# Half Brother, Half Sister Pairing?



## de Vera Loft (Mar 11, 2009)

Does anyone have an experience racing the offspring of half siblings? Because I do only have limited breeders, 2 cocks and 3 hens, and I,m just focused on them and avoid introducing another lines so I can distinguish my best pairing.. All of my race team are almost related to each other, I mean some of them have same dam with different sires, Half brother and Half sister.. Is it possible to race their offspring? Because I'm planning to breed them couple of months after the race.. So I'm just wondering if their future offspring's are for stocks or can be raced.. Thanks!!!


----------



## ohiogsp (Feb 24, 2006)

Sometimes it does work you never know unless you try.


----------



## Kal-El (Oct 10, 2008)

Contrary to the majority (this includes me as a newbie), having a few pairs and building a family to start is better than crowding your entire loft with different pairs/families/bloodlines from many different people from different parts of the country. I've bred from grandkids that are related, but not half brother/sister. I think the route you're going is a good one. Who knows, before you know it, you'll have a loft full of related birds.


----------



## hillfamilyloft (Jun 22, 2005)

I think that is a great way to proceed. You do not want to get too line bred/inbred though. Many say that you line breed for stock and cross out for racers. I have found that cousins and aunts and uncles make good crossings. I keep my lines pretty pure, but do introduce a few new birds each year as I eliminate sub-par birds. 

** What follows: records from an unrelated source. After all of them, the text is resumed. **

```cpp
template <int MT, int KS, bool BF = false>
__device__ __forceinline__ void dense_f16x3(const float* __restrict__ A,
                                            const float* __restrict__ bias, const f16x8 (&bhi)[KS],
                                            const f16x8 (&blo)[KS], f32x4 (&out)[MT], int lane) {
    const int g = lane >> 4;
    f32x4 cross[MT];
#pragma unroll
    for (int m = 0; m < MT; ++m) {
        out[m] = load4(bias + m * 16 + g * 4);
        cross[m] = f32x4{0.0f, 0.0f, 0.0f, 0.0f};
    }
    if constexpr (BF) {
        f16x8 whi = lds_frag(A, 0, lane);
#pragma unroll
        for (int s = 0; s < KS; ++s) {
#pragma unroll
            for (int m = 0; m < MT; ++m) {
                const int nxt = s * MT + m + 1;
                f16x8 nhi = whi;
                if (nxt < KS * MT) nhi = lds_frag(A, nxt * 2, lane);
                out[m] = QB_MFMA_BF16(as_bf16(whi), as_bf16(bhi[s]), out[m]);
                whi = nhi;
            }
        }
        return;
    }
    f16x8 whi = lds_frag(A, 0, lane), wlo = lds_frag(A, 1, lane);
    __builtin_amdgcn_s_setprio(3);
#pragma unroll
    for (int s = 0; s < KS; ++s) {
#pragma unroll
        for (int m = 0; m < MT; ++m) {
            const int nxt = s * MT + m + 1;
            f16x8 nhi = whi, nlo = wlo;
            if (nxt < KS * MT) {
                nhi = lds_frag(A, nxt * 2 + 0, lane);
                nlo = lds_frag(A, nxt * 2 + 1, lane);
            }
            out[m] = QB_MFMA_F16(whi, bhi[s], out[m]);
            cross[m] = QB_MFMA_F16(whi, blo[s], cross[m]);
            cross[m] = QB_MFMA_F16(wlo, bhi[s], cross[m]);
            whi = nhi;
            wlo = nlo;
            __builtin_amdgcn_sched_barrier(0);
        }
    }
    __builtin_amdgcn_s_setprio(QB_ENC_BASE_PRIO);
#pragma unroll
    for (int m = 0; m < MT; ++m) {
#pragma unroll
        for (int r = 0; r < 4; ++r) out[m][r] = fmaf(cross[m][r], QB_LO_UNSCALE, out[m][r]);
    }
}

template <bool BF = false>
__device__ __forceinline__ void dense64(const float* __restrict__ A, const float* __restrict__ bias,
                                        const f32x4 (&in)[4], f32x4 (&out)[4], int lane, float* amax = nullptr) {
    const ActFrag f = split_act<BF>(in, amax);
    dense_f16x3<4, 2, BF>(A, bias, f.hi, f.lo, out, lane);
}

template <int HT, bool BF = false>
__device__ __forceinline__ void dense_head(const float* __restrict__ A,
                                           const float* __restrict__ bias, const f32x4 (&in)[4],
                                           f32x4 (&out)[HT], int lane, float* amax = nullptr) {
    const ActFrag f = split_act<BF>(in, amax);
    dense_f16x3<HT, 2, BF>(A, bias, f.hi, f.lo, out, lane);
}

template <int T, int SE = -1>
__device__ __forceinline__ void normalise(const QbDev& c, const float (&x)[T], float (&n)[T]) {
    float cl[T];
#pragma unroll
    for (int t = 0; t < T; ++t) cl[t] = clampf_(x[t], 1e-2f, 1e8f);
    float den;
    if (SE >= 0) {
        den = cl[SE >= 0 ? SE : 0];
    } else {
        const int se = c.se_idx;
        float a = 0.0f, b = 0.0f, d = 0.0f;
#pragma unroll
        for (int t = 0; t < T; ++t) {
            a = (t == se - 1) ? cl[t] : a;
            b = (t == se) ? cl[t] : b;
            d = (t == se + 1) ? cl[t] : d;
        }
        den = c.multi_norm ? (a + b + d) / 3.0f : b;
    }
    const float inv_den = 1.0f / den;
#pragma unroll
    for (int t = 0; t < T; ++t) n[t] = QB_LN2 * log2f_(cl[t] * inv_den);
}

template <int T, bool BF = false>
__device__ __forceinline__ void dense_first(const float* __restrict__ A,
                                            const float* __restrict__ bias, const float (&n)[T],
                                            f32x4 (&out)[4], int lane) {
    static_assert(T <= 32, "first layer is a single K = 32 step");
    const int g = lane >> 4;
    float v[8];
#pragma unroll
    for (int j = 0; j < 8; ++j) {
        float x = 0.0f;
#pragma unroll
        for (int gg = 0; gg < 4; ++gg)
            if (8 * gg + j < T) x = (g == gg) ? n[(8 * gg + j < T) ? 8 * gg + j : 0] : x;
        v[j] = x;
    }
    f16x8 hi[1], lo[1];
    split8<BF>(v, hi[0], lo[0]);
    dense_f16x3<4, 1, BF>(A, bias, hi, lo, out, lane);
#pragma unroll
    for (int m = 0; m < 4; ++m) out[m] = relu4(out[m]);
}

__device__ __forceinline__ float med3f_(float v, float lo, float hi) { return __builtin_amdgcn_fmed3f(v, lo, hi); }

template <int T, int SE, bool BF = false>
__device__ __forceinline__ void first_operand(const float* __restrict__ xrow, int lane, f16x8& hi, f16x8& lo) {
    static_assert(T >= 8 && T <= 32 && SE >= 0 && SE < T, "one K = 32 step, windows of eight inside the row");
    constexpr int R = T % 8, GP = T / 8;
    const int g = lane >> 4;
    const float* w = xrow + (8 * g < T - 8 ? 8 * g : T - 8);
    float win[8];
#pragma unroll
    for (int j = 0; j < 8; ++j) win[j] = w[j];
    float se = xrow[SE];
    asm volatile("" : "+v"(se), "+v"(win[0]), "+v"(win[1]), "+v"(win[2]), "+v"(win[3]), "+v"(win[4]), "+v"(win[5]),
                      "+v"(win[6]), "+v"(win[7]));
    const float inv_den = 1.0f / med3f_(se, 1e-2f, 1e8f);
    float n[8], v[8];
#pragma unroll
    for (int j = 0; j < 8; ++j) n[j] = QB_LN2 * log2f_(med3f_(win[j], 1e-2f, 1e8f) * inv_den);
#pragma unroll
    for (int j = 0; j < 8; ++j) v[j] = (j < R && g == GP) ? n[j < R ? j + 8 - R : j] : n[j];
    split8<BF>(v, hi, lo);
}

template <bool BF = false>
__device__ __forceinline__ void dense_first_frag(const float* __restrict__ A, const float* __restrict__ bias,
                                                 const f16x8& hi, const f16x8& lo, f32x4 (&out)[4], int lane) {
    const f16x8 h[1] = {hi}, l[1] = {lo};
    dense_f16x3<4, 1, BF>(A, bias, h, l, out, lane);
#pragma unroll
    for (int m = 0; m < 4; ++m) out[m] = relu4(out[m]);
}

__device__ __forceinline__ ActFrag relu_frag(const ActFrag& f) {
    typedef uint32_t u32x4r __attribute__((ext_vector_type(4)));
    ActFrag o;
#pragma unroll
    for (int s = 0; s < 2; ++s) {
        const u32x4r h = __builtin_bit_cast(u32x4r, f.hi[s]), l = __builtin_bit_cast(u32x4r, f.lo[s]);
        u32x4r hp, lp;
#pragma unroll
        for (int p = 0; p < 4; ++p) {
            uint32_t neg;
            asm("v_pk_max_f16 %0, %1, 0" : "=v"(hp[p]) : "v"(h[p]));
            asm("v_pk_ashrrev_i16 %0, 15, %1 op_sel_hi:[0,1]" : "=v"(neg) : "v"(h[p]));
            lp[p] = l[p] & ~neg;
        }
        o.hi[s] = __builtin_bit_cast(f16x8, hp);
        o.lo[s] = __builtin_bit_cast(f16x8, lp);
    }
    return o;
}

__device__ __forceinline__ void gate_blend_f16x3(const float* __restrict__ W, const f16x8 (&bhi)[2],
                                                 const f16x8 (&blo)[2], const f32x4 (&skip)[4], f32x4 (&b)[4],
                                                 int lane) {
    const int g = lane >> 4;
    auto frag = [&](int n, int part) {
        const int m = n >> 2, s = (n >> 1) & 1, op = n & 1;
        return lds_frag(W + (op ? BLK_G_A : BLK_R2_A), (s * 4 + m) * 2 + part, lane);
    };
    f16x8 whi = frag(0, 0), wlo = frag(0, 1);
#pragma unroll
    for (int m = 0; m < 4; ++m) {
        f32x4 acc[2] = {load4(W + BLK_R2_B + m * 16 + g * 4), load4(W + BLK_G_B + m * 16 + g * 4)};
        f32x4 cross[2] = {f32x4{0.0f, 0.0f, 0.0f, 0.0f}, f32x4{0.0f, 0.0f, 0.0f, 0.0f}};
        __builtin_amdgcn_s_setprio(3);
#pragma unroll
        for (int n = 4 * m; n < 4 * m + 4; ++n) {
            const int s = (n >> 1) & 1, op = n & 1;
            f16x8 nhi = whi, nlo = wlo;
            if (n + 1 < 16) {
                nhi = frag(n + 1, 0);
                nlo = frag(n + 1, 1);
            }
            acc[op] = QB_MFMA_F16(whi, bhi[s], acc[op]);
            cross[op] = QB_MFMA_F16(whi, blo[s], cross[op]);
            cross[op] = QB_MFMA_F16(wlo, bhi[s], cross[op]);
            __builtin_amdgcn_sched_barrier(0);
            whi = nhi;
            wlo = nlo;
        }
        __builtin_amdgcn_s_setprio(QB_ENC_BASE_PRIO);
#pragma unroll
        for (int k = 0; k < 4; ++k) {
            const float r = fmaf(cross[0][k], QB_LO_UNSCALE, acc[0][k]);
            const float y = fmaf(cross[1][k], QB_LO_UNSCALE, acc[1][k]);
            const float gate = rcpf_(1.0f + exp2f_(y));
            b[m][k] = fmaf(gate, r - skip[m][k], skip[m][k]);
        }
    }
}

template <bool BF = false, bool NONNEG = false, bool FOLD = false>
__device__ __forceinline__ void block_stream2(const float* __restrict__ W, f32x4 (&b)[4],
                                              int lane, float* amax = nullptr) {
    f32x4 skip[4], t[4], r[4];
    const ActFrag fb = split_act<BF>(b, amax);
    dense_f16x3<4, 2, BF>(W + BLK_WC_A, W + BLK_WC_B, fb.hi, fb.lo, skip, lane);
#pragma unroll
    for (int m = 0; m < 4; ++m) skip[m] = relu4(skip[m]);
    if constexpr (NONNEG) {
        dense_f16x3<4, 2, BF>(W + BLK_R1_A, W + BLK_R1_B, fb.hi, fb.lo, t, lane);
    } else if constexpr (!BF) {
        const ActFrag fr = relu_frag(fb);
        dense_f16x3<4, 2, BF>(W + BLK_R1_A, W + BLK_R1_B, fr.hi, fr.lo, t, lane);
    } else {
#pragma unroll
        for (int m = 0; m < 4; ++m) b[m] = relu4(b[m]);
        dense64<BF>(W + BLK_R1_A, W + BLK_R1_B, b, t, lane);
    }
#pragma unroll
    for (int m = 0; m < 4; ++m) t[m] = relu4(t[m]);
    if constexpr (FOLD) {
        static_assert(!FOLD || !BF, "the folded gate ops: split-f16 encoder only");
        const ActFrag ft = split_act<false>(t, amax);
        gate_blend_f16x3(W, ft.hi, ft.lo, skip, b, lane);
        return;
    }
    dense64<BF>(W + BLK_R2_A, W + BLK_R2_B, t, r, lane, amax);
    dense64<BF>(W + BLK_G_A, W + BLK_G_B, r, t, lane, amax);
#pragma unroll
    for (int m = 0; m < 4; ++m) {
#pragma unroll
        for (int k = 0; k < 4; ++k) {
            const float gate = sigmoidf_(t[m][k]);
            b[m][k] = skip[m][k] * (1.0f - gate) + r[m][k] * gate;
        }
    }
}

template <bool BF = false>
__device__ __forceinline__ void block_stream1(const float* __restrict__ W, f32x4 (&a)[4],
                                              int lane, float* amax = nullptr) {
    f32x4 o[4];
    dense64<BF>(W + BLK_WC_A, W + BLK_WC_B, a, o, lane, amax);
#pragma unroll
    for (int m = 0; m < 4; ++m) a[m] = relu4(o[m]);
}

__device__ __forceinline__ void all_groups(float x, float (&v)[4]) {
    const unsigned u = __float_as_uint(x);
    const auto p = __builtin_amdgcn_permlane16_swap(u, u, false, false);
    const auto e = __builtin_amdgcn_permlane32_swap(p[0], p[0], false, false);
    const auto o = __builtin_amdgcn_permlane32_swap(p[1], p[1], false, false);
    v[0] = __uint_as_float(e[0]);
    v[1] = __uint_as_float(o[0]);
    v[2] = __uint_as_float(e[1]);
    v[3] = __uint_as_float(o[1]);
// ... 86 lines not shown
```

### qbold_vi_amd/csrc/qbold_dev.h

```cpp
#pragma once

#include <hip/hip_runtime.h>
#include <stdint.h>

#define QB_MAX_T 64
#define QB_TAB_SEG 256
#define QB_NNODE 129
#define QB_WAVE 64

struct QbDev {
    int T, se_idx, full_model, include_blood;
    int multi_norm, predict_log, use_student_t, tissue_mode;
#ifdef QBOLD_ABLATION
    int debug_skip;
#endif
    float dw_coef;
    float dw_coef_nohct;
    float e_te_r2t;
    float r2t_te;
    float m_bld_nb;
    float g0_c1;
    float g0_c2;
    float half_g2;
    float td2;
// ... 446 lines not shown
template <bool LITERAL>
__device__ __forceinline__ float fwd_signal(const FwdLds* L, const QbDev& c, const FwdVox& v,
                                            int t) {
    return fwd_mix(c, v, fwd_tissue<LITERAL>(L, c, v, t), t);
}

struct FwdFast {
    float ua, ub;
    float nd;
    float tissue_w;
    float blood_w;
    float ng;
};
__device__ __forceinline__ FwdFast fwd_fast(const QbDev& c, float oef, float dbv) {
    FwdFast v;
    const float dw = c.dw_coef * oef;
    v.ua = c.tauh0 * dw;
    v.ub = c.tauh_step * dw;
    v.nd = -QB_LOG2E * dbv;
    const float bw = c.bw_coef * dbv;
    v.tissue_w = (1.0f - bw) * c.e_te_r2t;
    v.blood_w = bw * c.bwe_coef;
    v.ng = c.ngk_l2e * (oef * oef);
    return v;
}
__device__ __forceinline__ FwdFast fwd_fast_sig(const QbDev& c, float sa, float sb) {
    FwdFast v;
    v.ua = v.ub = 0.0f;
    v.nd = fmaf(sb, c.nd_a, c.nd_b);
    v.tissue_w = fmaf(sb, c.tw_a, c.tw_b);
    v.blood_w = fmaf(sb, c.bv_a, c.bv_b);
    const float oef = fmaf(sa, QB_OEF_RANGE, QB_MIN_OEF);
    v.ng = c.ngk_l2e * (oef * oef);
    return v;
}
template <int T, int SE>
struct LikRegs {
    static constexpr bool kOn = true;
    float bb[T];
    float nd_a, nd_b, tw_a, tw_b, bv_a, bv_b, ngk_l2e, oef_range, oef_min;
    __device__ __forceinline__ void form(const GtLds<T, SE>* L, const QbDev& c) {
        constexpr int NB = (2 * SE - (T - 1)) > 0 ? 2 * SE - (T - 1) : 0;
#pragma unroll
        for (int t = 0; t < T; ++t)
            if (t >= SE || t < NB) bb[t] = vreg_(L->blood_B[t]);
        nd_a = vreg_(c.nd_a); nd_b = vreg_(c.nd_b);
        tw_a = vreg_(c.tw_a); tw_b = vreg_(c.tw_b);
        bv_a = vreg_(c.bv_a); bv_b = vreg_(c.bv_b);
        ngk_l2e = vreg_(c.ngk_l2e);
        oef_range = vreg_(QB_OEF_RANGE);
        oef_min = vreg_(QB_MIN_OEF);
    }
};
template <int T, int SE>
__device__ __forceinline__ FwdFast fwd_fast_sig(const LikRegs<T, SE>& u, float sa, float sb) {
    FwdFast v;
    v.ua = v.ub = 0.0f;
    v.nd = fmaf(sb, u.nd_a, u.nd_b);
    v.tissue_w = fmaf(sb, u.tw_a, u.tw_b);
    v.blood_w = fmaf(sb, u.bv_a, u.bv_b);
    const float oef = fmaf(sa, u.oef_range, u.oef_min);
    v.ng = u.ngk_l2e * (oef * oef);
    return v;
}
__device__ __forceinline__ float fwd_signal_fast(const FwdLds* L, const QbDev& c, const FwdFast& v,
                                                 int t) {
    const float u = fabsf(fmaf((float)t, v.ub, v.ua));
    const int i = (int)u;
    const float f = __builtin_amdgcn_fractf(u);
    const float4 k = L->tab[i];
    const float F = fmaf(fmaf(fmaf(k.w, f, k.z), f, k.y), f, k.x);
    const float e1 = exp2f_(v.nd * F);
    const float e2 = exp2f_(v.ng * c.blood_B[t]);
    return fmaf(v.tissue_w, e1, v.blood_w * e2);
}
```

I would probably introduce one more quality pair so you will have some blood to cross. They could even be from the same family, just a bit more genetic diversity. 

Looking back at how Vic Miller crossed into his lines from my pedigrees, he would introduce a key bird into his line. The siblings I have are 1/8th Jos Thone. This way he keeps a bit of diversity in his birds. A bit of Hybrid Vigor while still keeping his blood close. 

i am pulling three birds with new blood this year. I originally started with 12 birds and narrowed it down to about four pair. In the four pair were two sets of siblings. This allowed me many ways to keep the birds a bit diverse for racing. 8 of the 12 had the common Vic Miller bloodline. I will put Grandmother to Grandson for stock. 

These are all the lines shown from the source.